CSF3 – New Scratch Filesystem – Feb 2025

Audience

These instructions are for people who have previously been using the CSF3 with the SGE batch system (your jobscripts use #$ flags), but who now also have an account on the upgraded CSF3 with the Slurm batch system (your jobscripts use #SBATCH.)

Users that have recently received an account on the upgraded CSF3, but have never used the older CSF3, can stop reading now – no action needed.

PLEASE DO NOT SUBMIT A REQUEST ASKING FOR ACCESS TO THE NEW SYSTEM – WE WILL CONTACT YOU AT THE APPROPRIATE TIME!!!
(answering these requests will slow down our upgrade work!)

Introduction

As part of the Q1 2025 CSF3 upgrade work, a new scratch filesystem will be installed providing approximately 1.9PB storage (an increase of 500TB) as well as improved performance. This will REPLACE the existing scratch storage.
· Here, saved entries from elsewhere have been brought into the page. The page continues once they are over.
-  mul2_high_column_spec<9>(h, c, a.v, b.v, e.v, f.v, raised);  mul2_high_column_spec<10>(h, c, a.v, b.v, e.v, f.v, raised);
-  mul2_high_column_spec<11>(h, c, a.v, b.v, e.v, f.v, raised); mul2_high_column_spec<12>(h, c, a.v, b.v, e.v, f.v, raised);
-  mul2_high_column_spec<13>(h, c, a.v, b.v, e.v, f.v, raised); mul2_high_column<14>(h, c, a.v, b.v, e.v, f.v);
-  h[7] = (u32)c.lo;
-  const u32 h8 = (u32)(c.lo >> 32);
-  c.lo = 0; c.hi = 0;
-  mul2_low_column<0>(t, c, a.v, b.v, e.v, f.v, h); mul2_low_column_spec<1>(t, c, a.v, b.v, e.v, f.v, h, raised);
-  mul2_low_column_spec<2>(t, c, a.v, b.v, e.v, f.v, h, raised); mul2_low_column_spec<3>(t, c, a.v, b.v, e.v, f.v, h, raised);
-  mul2_low_column_spec<4>(t, c, a.v, b.v, e.v, f.v, h, raised); mul2_low_column_spec<5>(t, c, a.v, b.v, e.v, f.v, h, raised);
-  mul2_low_column_spec<6>(t, c, a.v, b.v, e.v, f.v, h, raised); mul2_low_column_spec<7>(t, c, a.v, b.v, e.v, f.v, h, raised);
-  mul_finish(r, t, h, c, h8);
+  u64 raised = 0, top;
+  Acc96 c;
+  mul2_columns<false>(t, h, c, top, a.v, b.v, e.v, f.v, raised);
+  if (ECGPU_K256_RARE(raised != 0)) mul2_columns<true>(t, h, c, top, a.v, b.v, e.v, f.v, raised);
+  mul_finish(r, t, h, c, top);
 }
 #endif
 
@@ -326,7 +344,7 @@
 #if !ECGPU_K256_SPEC_PRODUCTS
 ECGPU_HD void mul_add_sqr(FeK256& r, const FeK256& a, const FeK256& b, const FeK256& s) { mul_add_sqr_exact(r, a, b, s); }
 #else
-template <int K, int NX, int NC>
+template <int K, int NX, int NC, bool FIX>
 ECGPU_HD void mulsq_column_spec(Acc96& c, const u32* a, const u32* b, const u32* s, const u32* e, const u32* d, const u32* xa, const u32* xb, u64& raised) {
   constexpr int LO = (K - 7) > 0 ? (K - 7) : 0;
   constexpr int HI = K < 7 ? K : 7;
@@ -342,39 +360,46 @@
   sqr2_column_terms<K>(pa + NX + D8 + M, pb + NX + D8 + M, s, e, d);
   u64 k = 0;
   mac_cols<M + MS + NX, true, NC, true>(c, pa, pb, k);
-  ECGPU_SPEC_NOTE("mul_add_sqr", K, k != 0);
+  if constexpr (FIX) mac_spec_fix(c, k);
+  ECGPU_SPEC_NOTE("mul_add_sqr", K, (FIX || raised == 0) && k != 0);
   raised |= k;
 }
-template <int K>
+template <int K, bool FIX>
 ECGPU_HD void mulsq_high_column_spec(u32* h, Acc96& c, const u32* a, const u32* b, const u32* s, const u32* e, const u32* d, u64& raised) {
   static_assert(K >= 9 && K <= 14, "column 8 starts from zero and stays mulsq_high_column<8>");
-  mulsq_column_spec<K, 0, 1>(c, a, b, s, e, d, nullptr, nullptr, raised);
+  mulsq_column_spec<K, 0, 1, FIX>(c, a, b, s, e, d, nullptr, nullptr, raised);
   h[K - 8] = acc_pop(c);
 }
-template <int K>
+template <int K, bool FIX>
 ECGPU_HD void mulsq_low_column_spec(u32* t, Acc96& c, const u32* a, const u32* b, const u32* s, const u32* e, const u32* d, const u32* h, u64& raised) {
   const u32 xa[1] = {h[K]}, xb[1] = {C_LO};
-  mulsq_column_spec<K, 1, 1>(c, a, b, s, e, d, xa, xb, raised);
+  mulsq_column_spec<K, 1, 1, FIX>(c, a, b, s, e, d, xa, xb, raised);
   t[K] = acc_pop(c);
+}
+template <bool FIX>
+ECGPU_HD void mulsq_columns(u32* t, u32* h, Acc96& c, u64& top, const u32* a, const u32* b, const u32* s, const u32* e, const u32* d, u64& raised) {
+  c.lo = 0; c.hi = 0;
+  mulsq_high_column<8>(h, c, a, b, s, e, d);
+  mulsq_high_column_spec<9, FIX>(h, c, a, b, s, e, d, raised);  mulsq_high_column_spec<10, FIX>(h, c, a, b, s, e, d, raised);
+  mulsq_high_column_spec<11, FIX>(h, c, a, b, s, e, d, raised); mulsq_high_column_spec<12, FIX>(h, c, a, b, s, e, d, raised);
+  mulsq_high_column_spec<13, FIX>(h, c, a, b, s, e, d, raised); mulsq_high_column_spec<14, FIX>(h, c, a, b, s, e, d, raised);
+  top = c.lo;
+  h[7] = (u32)top;
+  c.lo = 0; c.hi = 0;
+  mulsq_low_column_spec<0, FIX>(t, c, a, b, s, e, d, h, raised); mulsq_low_column_spec<1, FIX>(t, c, a, b, s, e, d, h, raised);
+  mulsq_low_column_spec<2, FIX>(t, c, a, b, s, e, d, h, raised); mulsq_low_column_spec<3, FIX>(t, c, a, b, s, e, d, h, raised);
+  mulsq_low_column_spec<4, FIX>(t, c, a, b, s, e, d, h, raised); mulsq_low_column_spec<5, FIX>(t, c, a, b, s, e, d, h, raised);
+  mulsq_low_column_spec<6, FIX>(t, c, a, b, s, e, d, h, raised); mulsq_low_column_spec<7, FIX>(t, c, a, b, s, e, d, h, raised);
 }
 ECGPU_HD void mul_add_sqr(FeK256& r, const FeK256& a, const FeK256& b, const FeK256& s) {
   u32 e[8], d[9], h[8], t[8];
   e[0] = 0; d[0] = 0; d[1] = 0;
   sqr2_operands(e, d, s.v);
-  u64 raised = 0;
-  Acc96 c{0, 0};
-  mulsq_high_column<8>(h, c, a.v, b.v, s.v, e, d);
-  mulsq_high_column_spec<9>(h, c, a.v, b.v, s.v, e, d, raised);  mulsq_high_column_spec<10>(h, c, a.v, b.v, s.v, e, d, raised);
-  mulsq_high_column_spec<11>(h, c, a.v, b.v, s.v, e, d, raised); mulsq_high_column_spec<12>(h, c, a.v, b.v, s.v, e, d, raised);
-  mulsq_high_column_spec<13>(h, c, a.v, b.v, s.v, e, d, raised); mulsq_high_column_spec<14>(h, c, a.v, b.v, s.v, e, d, raised);
-  h[7] = (u32)c.lo;
-  const u32 h8 = (u32)(c.lo >> 32);
-  c.lo = 0; c.hi = 0;
-  mulsq_low_column_spec<0>(t, c, a.v, b.v, s.v, e, d, h, raised); mulsq_low_column_spec<1>(t, c, a.v, b.v, s.v, e, d, h, raised);
-  mulsq_low_column_spec<2>(t, c, a.v, b.v, s.v, e, d, h, raised); mulsq_low_column_spec<3>(t, c, a.v, b.v, s.v, e, d, h, raised);
-  mulsq_low_column_spec<4>(t, c, a.v, b.v, s.v, e, d, h, raised); mulsq_low_column_spec<5>(t, c, a.v, b.v, s.v, e, d, h, raised);
-  mulsq_low_column_spec<6>(t, c, a.v, b.v, s.v, e, d, h, raised); mulsq_low_column_spec<7>(t, c, a.v, b.v, s.v, e, d, h, raised);
-  mul_finish(r, t, h, c, h8);
+  u64 raised = 0, top;
+  Acc96 c;
+  mulsq_columns<false>(t, h, c, top, a.v, b.v, s.v, e, d, raised);
+  if (ECGPU_K256_RARE(raised != 0)) mulsq_columns<true>(t, h, c, top, a.v, b.v, s.v, e, d, raised);
+  mul_finish(r, t, h, c, top);
 }
 #endif
 
@@ -407,9 +432,11 @@
 #if !ECGPU_K256_SPEC_PRODUCTS
   sqr_exact(r, a);
 #else
-  u32 w[16];
+  u32 x[16], w[16];
   u64 raised = 0;
-  mp_sqr_wide<8, true>(w, a.v, raised);
+  mp_sqr_cross<8, true, false>(x, a.v, raised);
+  if (ECGPU_K256_RARE(raised != 0)) mp_sqr_cross<8, true, true>(x, a.v, raised);
+  mp_sqr_finish<8>(w, x, a.v);
   reduce16(r, w);
 #endif
 }
diff --git a/rustcrypto-elliptic-curves_amd/csrc/mp32.hpp b/rustcrypto-elliptic-curves_amd/csrc/mp32.hpp
--- a/rustcrypto-elliptic-curves_amd/csrc/mp32.hpp
+++ b/rustcrypto-elliptic-curves_amd/csrc/mp32.hpp
@@ -182,7 +182,6 @@
     } else {
       mac_cols_s1<M, FRESH, NC>(c, k, pa, pb);
     }
-    if (__builtin_expect(k != 0, 0)) mac_spec_fix(c, k);
     raised |= k;
   }
 }
@@ -292,15 +291,18 @@
     else mac_cols<M, true, 0, (SPEC && M >= 2)>(c, pa, pb, raised);
   }
 }
-template <int N, int K, bool SPEC>
+template <int N, int K, bool SPEC, bool FIX = false>
 ECGPU_HD void sqr_cross_columns(u32* x, Acc96& c, const u32* a, u64& raised) {
   if constexpr (K < 2 * N - 2) {
     u64 k = 0;
     mac_cross_column<N, K, SPEC>(c, a, k);
-    if constexpr (SPEC && (K - 1) / 2 - ((K - (N - 1)) > 0 ? (K - (N - 1)) : 0) + 1 >= 2 && !sqr_cross_first_nc<N>(K)) { ECGPU_SPEC_NOTE("sqr", K, k != 0); }
+    if constexpr (SPEC && (K - 1) / 2 - ((K - (N - 1)) > 0 ? (K - (N - 1)) : 0) + 1 >= 2 && !sqr_cross_first_nc<N>(K)) {
+      if constexpr (FIX) mac_spec_fix(c, k);
+      ECGPU_SPEC_NOTE("sqr", K, (FIX || raised == 0) && k != 0);
+    }
     raised |= k;
     x[K] = acc_pop(c);
-    sqr_cross_columns<N, K + 1, SPEC>(x, c, a, raised);
+    sqr_cross_columns<N, K + 1, SPEC, FIX>(x, c, a, raised);
   }
 }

It also ensures future operation of the CSF – the current hardware will be going off maintenance, which puts the filesystem at risk. The new hardware will have 5 more years of hardware support.

Terminology

This page will use the following terms:

“Old scratch”
The scratch area on the older CSF3, running the SGE batch system (your jobscripts use #$ flags), that you’ve been accessing so far, possibly for years, that will be replaced. It contains your existing scratch files you’ve been working with.
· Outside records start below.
bool segk_delta_prep_fold(segk_ctx *ctx, const segk_corpus *c, const segk_kmeans *m, const int32_t *remap, hipStream_t st, DeltaPrepArgs *P)
{
    *P = DeltaPrepArgs{};
    if (!ctx || ctx->delta_pending != 0 || !ctx->delta_valid || ctx->capturing || !ctx->delta_buf) return false;
    if (segk_env_int("SEGK_DELTA_PREP_FOLD", 1) == 0 || segk_env_int("SEGK_SCORE_DELTA", 1) == 0) return false;
    const void *key[4] = {c->Xb3, c->X32, m->tiles_b3, m->means};
    const int64_t key_n[5] = {0, c->n_emb, c->n_emb, m->K_max, c->D};
    if (memcmp(key, ctx->delta_key, sizeof(key)) != 0 || memcmp(key_n, ctx->delta_key_n, sizeof(key_n)) != 0) return false;
    const int n_tiles = segk_n_tiles(m->K_max), stride_sp = segk_sp_tile_stride(c->D, 2);
    HintPlan lds;
    if (n_tiles > 32 * SEGK_PREP_COLS || !segk_hint_plan(m->K_max, segk_b3_kp(c->D) / 16, n_tiles, &lds)) return false;
    DeltaBuf B{};
    if (ctx->delta_bytes != delta_layout(nullptr, n_tiles, m->K_max, c->D, c->n_emb, stride_sp, &B)) return false;
    delta_layout((unsigned char *)ctx->delta_buf, n_tiles, m->K_max, c->D, c->n_emb, stride_sp, &B);
    const int cap = delta_cap(lds), budget = delta_budget(n_tiles);
    *P = delta_prep_args(ctx, B, m->tiles_b3, n_tiles, stride_sp, m->K_max, c->D, (const float *)m->means, remap, m->K, true, cap, budget);
    ctx->delta_pending = 1;
    ctx->delta_pending_remap = remap; ctx->delta_pending_K = m->K; ctx->delta_pending_stream = (const void *)st;
    ctx->delta_pending_cap = cap; ctx->delta_pending_budget = budget; ctx->delta_pending_seq = P->seq;
    return true;
}

template <int KS>
static int launch_delta_prep(segk_ctx *ctx, const ScoreArgs &A, const int32_t *remap, const int32_t *K_dev, int64_t n_emb,
                             const HintLaunch &L, hipStream_t st, DeltaBuf *B, int *cap)
{
    *B = DeltaBuf{};
    *cap = 0;
    const int pending = ctx->delta_pending;
    ctx->delta_pending = 0;
    const bool delta_on = segk_env_int("SEGK_SCORE_DELTA", 1) != 0 && L.band && A.ids == nullptr && A.n_tiles <= 32 * SEGK_PREP_COLS;
    const void *key[6] = {A.X32, A.xrows32, A.tiles, A.means32, A.cand.k, A.cand.s};
    const int64_t key_n[5] = {A.row0, A.n, n_emb, A.K_max, A.D};
    bool state_valid = delta_on && !L.part_fresh && ctx->delta_valid && memcmp(key, ctx->delta_key, sizeof(key)) == 0 &&
                       memcmp(key_n, ctx->delta_key_n, sizeof(key_n)) == 0;
    ctx->delta_valid = 0;
    if (!delta_on) return SEGK_OK;
    const int stride_sp = segk_sp_tile_stride(A.D, 2);
    const size_t need = delta_layout(nullptr, A.n_tiles, A.K_max, A.D, A.n, stride_sp, B);
    if (ctx->delta_bytes != need) {
        ctx->delta_bytes = 0;
        if (int rc = segk_ws_realloc(ctx, &ctx->delta_buf, need, st)) return rc;
        ctx->delta_bytes = need;
        state_valid = false;
        SEGK_CHECK_HIP(hipMemsetAsync(ctx->delta_buf, 0, B->zero_bytes, st));
    }
    delta_layout((unsigned char *)ctx->delta_buf, A.n_tiles, A.K_max, A.D, A.n, stride_sp, B);
    *cap = delta_cap(L.lds);
    const int budget = delta_budget(A.n_tiles);
    const bool folded = pending == 1 && state_valid && remap == ctx->delta_pending_remap && K_dev == ctx->delta_pending_K &&
                        (const void *)st == ctx->delta_pending_stream && *cap == ctx->delta_pending_cap &&
                        budget == ctx->delta_pending_budget;
    if (!folded) {
        const DeltaPrepArgs P = delta_prep_args(ctx, *B, A.tiles, A.n_tiles, stride_sp, A.K_max, A.D, A.means32, remap, K_dev, state_valid,
                                                *cap, budget, pending != 0 && state_valid ? ctx->delta_pending_seq : -1);
        hipLaunchKernelGGL(k_delta_prep<KS>, dim3(A.n_tiles + segk_delta_prep_row_blocks(A.K_max)), dim3(SEGK_PREP_THREADS), 0, st, P);
    }
    memcpy(ctx->delta_key, key, sizeof(key));
    memcpy(ctx->delta_key_n, key_n, sizeof(key_n));
    ctx->delta_valid = 1;
    return SEGK_OK;
}

template <int KS>
static int launch_k1(segk_ctx *ctx, const ScoreArgs &A, const int32_t *remap, int64_t n_emb, const HintLaunch &L, const DeltaBuf &B,
                     int delta_cap, hipStream_t st)
{
    constexpr int TL = KS * 256 + 32;
    HintArgs H{};
    H.ximg = (const unsigned char *)A.X32;
    H.ids = A.ids; H.row0 = A.row0; H.n = A.n;
    H.K_max = A.K_max;
    H.dbg = segk_dev_env("SEGK_HINT_DBG");
#ifdef SEGK_STAMP
    H.stamp = getenv("SEGK_STAMP_PTR") ? (unsigned long long *)strtoull(getenv("SEGK_STAMP_PTR"), nullptr, 0) : nullptr;
#endif
    H.fb_w = L.fb_w; H.fb_t = L.fb_t; H.fb_cur = L.fb_cur;
    H.remap = remap;
    H.zero_cnt = ctx->defer_zero;
    ctx->defer_zero = nullptr;
    H.pre_hdr = ctx->pre_queue;
    H.k1_groups = L.k1_groups;
    H.xrows32 = A.xrows32; H.ld32 = A.ld32; H.means32 = A.means32;
    H.cand_k = A.cand.k;
    H.nxx = A.xerr + n_emb;
    H.hint_out = L.hint_out;
    H.ctl = B.ctl; H.meanchg = B.meanchg; H.snap_img = B.snap_img;
    H.full = K1Set{A.tiles + 1024, A.n_tiles, L.lds.tpr, L.lds.n_ranges, (float2 *)ctx->hint_part, L.grid};
    size_t lds = (size_t)L.lds.tpr * TL * sizeof(float) + L.lds.map_bytes;
    int grid = L.grid;
    if (B.ctl) {
        const int64_t steps = (A.n + 64 * SEGK_K1_NW - 1) / (64 * SEGK_K1_NW);
        H.delta = K1Set{B.packed, 0, delta_cap, 1, B.part, (int64_t)ctx->n_cu > steps ? (int)steps : ctx->n_cu};
        const size_t lds_d = (size_t)delta_cap * TL * sizeof(float) + L.lds.map_bytes;
        if (H.delta.grid > grid) grid = H.delta.grid;
        if (lds_d > lds) lds = lds_d;
    }
    const bool prof = segk_prof_now(ctx);
    const int slot = ctx->prof_n % SEGK_PROF_SLOTS;
#define SEGK_K1_LAUNCH(VV)                                                                                                  \
    do {                                                                                                                     \
        SEGK_CHECK_HIP(segk_dyn_lds((const void *)k_kmeans_top2_rs<KS, VV>, lds));                                           \
        if (prof) SEGK_CHECK_HIP(hipEventRecord(ctx->prof_ev[slot][0], st));                                                 \
        hipLaunchKernelGGL((k_kmeans_top2_rs<KS, VV>), dim3((unsigned)grid), dim3(128 * SEGK_K1_NW), lds, st, H);            \
    } while (0)
    switch ((16 * KS - A.D) / 4) {
        case 0: SEGK_K1_LAUNCH(0); break;
        case 1: SEGK_K1_LAUNCH(1); break;
        case 2: SEGK_K1_LAUNCH(2); break;
        default: SEGK_K1_LAUNCH(3); break;
    }
#undef SEGK_K1_LAUNCH
    if (prof) {
        SEGK_CHECK_HIP(hipEventRecord(ctx->prof_ev[slot][1], st));
        ctx->prof_rows[slot] = A.n;
        ctx->prof_kind = 5;
        ctx->prof_launches = 1;
        ctx->prof_n++;
    }
    return SEGK_OK;
}

static void launch_merge(segk_ctx *ctx, const ScoreArgs &A, const HintLaunch &L, const DeltaBuf &B, int ks, hipStream_t st)
{
    HintMergeArgs E{};
    E.part = (const float2 *)ctx->hint_part;
    E.hint_out = L.hint_out;
    E.n_ranges = L.lds.n_ranges;
    E.tiles_hdr = A.tiles;
    E.ximg = (const unsigned char *)A.X32;
    E.ctl = B.ctl;
    E.part_delta = B.part;
    E.lab_base = B.lab_base;
    E.colchg = B.colchg;
    E.meanchg = B.meanchg;
    E.lab_last = B.lab_last;
    E.stats_host = ctx->delta_host_dev;
    int64_t grid = (int64_t)ctx->n_cu;
    if (grid * SEGK_MERGE_THREADS > A.n) grid = (A.n + SEGK_MERGE_THREADS - 1) / SEGK_MERGE_THREADS;
    if (grid * SEGK_MERGE_ROWS < A.n) grid = (A.n + SEGK_MERGE_ROWS - 1) / SEGK_MERGE_ROWS;
    const int64_t per = (A.n + grid - 1) / grid;
    hipLaunchKernelGGL(k_hint_merge, dim3((unsigned)grid), dim3(SEGK_MERGE_THREADS), 0, st, A, E, ks * 16, per,
                       L.band ? ctx->pre_thr : nullptr, L.k1_groups * 64);
}
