int cvl_bn_apply_f32(const float* z, const float* mean_rstd, const float* gamma, const float* beta,
                     const float* residual, float* y, int B, int HW, int C, int relu, cvl_stream_t stream);
int cvl_bn_finalize_apply_f32(uint64_t* stats, float* mean_rstd, float* run_mean, float* run_var,
                              const float* z, const float* gamma, const float* beta, const float* residual,
                              float* y, int B, int HW, int C, int relu, float eps, float momentum,
                              cvl_stream_t stream);
size_t cvl_bn_backward_f32_workspace_size(int B, int C);
int cvl_bn_backward_f32(const float* dy, const float* y_relu, const float* z, const float* mean_rstd,
                        const float* gamma, const float* bn_beta, void* workspace, size_t workspace_bytes,
                        float* dz, float* g_out, float* dgamma, float* dbeta, float beta_acc,
                        float* conv_dbias, float act_hi, int B, int HW, int C, cvl_stream_t stream);
int cvl_maxpool3x3s2_f32(const float* x, float* y, uint8_t* argmax, int B, int H, int W, int C,
                         cvl_stream_t stream);
int cvl_maxpool3x3s2_backward_f32(const float* dy, const uint8_t* argmax, float* dx, int B, int H, int W,
                                  int C, cvl_stream_t stream);
int cvl_upsample2x_add_f32(const float* a, const float* b, float* out, int B, int H, int W, int C,
                           cvl_stream_t stream);
int cvl_upsample2x_backward_f32(const float* dout, float* db, int B, int H, int W, int C, float beta,
                                cvl_stream_t stream);
int cvl_relu_backward_f32(const float* dy, const float* y, float* dx, long n, float beta, cvl_stream_t stream);
int cvl_add_f32(const float* a, const float* b, float* out, long n, cvl_stream_t stream);
int cvl_bias_grad_multi_f32(const cvl_bias_item* items, int n, cvl_stream_t stream);
int cvl_retina_loss_f32(const float* reg_pred, int ld_reg, const float* cls_pred, int ld_cls, const float* targets,
                        int B, const int32_t* level_cells, int n_anchors, int num_classes, const float* img_weight,
                        float grad_scale, float* losses, float* d_reg, int ld_dreg, float* d_cls, int ld_dcls,
                        void* workspace, cvl_stream_t stream);

#define CVL_SUMSQ_WS 1025
int cvl_sgd_clip_update(float* w, const float* g, float* v, int64_t n, const float* lr_dev,
                        float momentum, float inv_bs, float clip, double* sumsq_ws, cvl_stream_t stream);
int cvl_lr_schedule(int32_t* step, float* lr, double init_lr, double min_lr, double decay_rate,
                    int decay_step, cvl_stream_t stream);
int cvl_lr_schedule_capped(int32_t* step, float* lr, double init_lr, double min_lr, double decay_rate,
                           int decay_step, int max_decays, cvl_stream_t stream);

int cvl_l2_params_reg(const float* flat, const int64_t* offsets, const int64_t* sizes, int n_tensors,
                      float* terms, float* out, cvl_stream_t stream);

int cvl_select_first_nonzero(const int32_t* counts, int n, int k, int32_t* idx, float* weight,
                             cvl_stream_t stream);
int cvl_gather_rows(const void* src, int64_t row_bytes, const int32_t* idx, int n, void* dst, cvl_stream_t stream);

On the upgraded CSF3, this old scratch is available at /scratch-old/$USER and is READ-ONLY.

“New scratch”
The scratch area on the upgraded CSF3, running the Slurm batch system (your jobscripts use #SBATCH.) When you login to the upgraded CSF3, this will be your usual day-to-day scratch area on the upgraded system. It will be empty initially!

On the upgraded CSF3, this new scratch is available at ~/scratch and is now your scratch area on that system.

Action Required

You are REQUIRED to decide which files you want to retain from your OLD SCRATCH, then COPY THEM to your NEW SCRATCH.

WE WILL NOT BULK TRANSFER YOUR OLD SCRATCH FILES TO THE NEW SCRATCH. AND NOR SHOULD YOU! Please copy ONLY WHAT YOU NEED (spring-clean your scratch!)

IF YOU DO NOTHING, YOUR OLD SCRATCH FILES WILL (EVENTUALLY) BE LOST FOREVER WHEN WE SWITCH OFF THE OLD SCRATCH HARDWARE!!!

Accessing your Scratch Areas

You must be logged-in to the upgraded CSF3 (Slurm) to deal with your old and new scratch. To check that you are on the upgraded CSF3:

#### Remember: You MUST be on the upgraded CSF3 (Slurm) login node ####

[mabcxyz1@login1[csf3] ~]$              # The 'csf3' should be green

ls /scratch-old/$USER
  #
  # You should see your 'old' scratch files from the CSF3 that runs SGE. 

If you see:

ls: cannot access '/scratch-old/mabcxyz1': No such file or directory
  #
  # You're on the old CSF3 - you need to be on the upgraded CSF3!

then you are either on the wrong CSF3 (the old CSF3), or you are a new user that does not have an old scratch area.

The scratch shortcut in your home on the upgraded CSF3 (Slurm) now points to NEW SCRATCH

#### Remember: You MUST be on the upgraded CSF3 (Slurm) login node ####

# NEW SCRATCH is now your default scratch (the three paths below all point to the same place)
~/scratch                       # Will be empty to begin with!!
$HOME/scratch
/scratch/username               # Where username is your CSF username

# OLD SCRATCH is READ ONLY there is no shortcut. The path below takes you your OLD SCRATCH
/scratch-old/username
   #
   # You CANNOT runs jobs from here - it is READ-ONLY. BATCH JOBS WILL FAIL IF RUN FROM HERE.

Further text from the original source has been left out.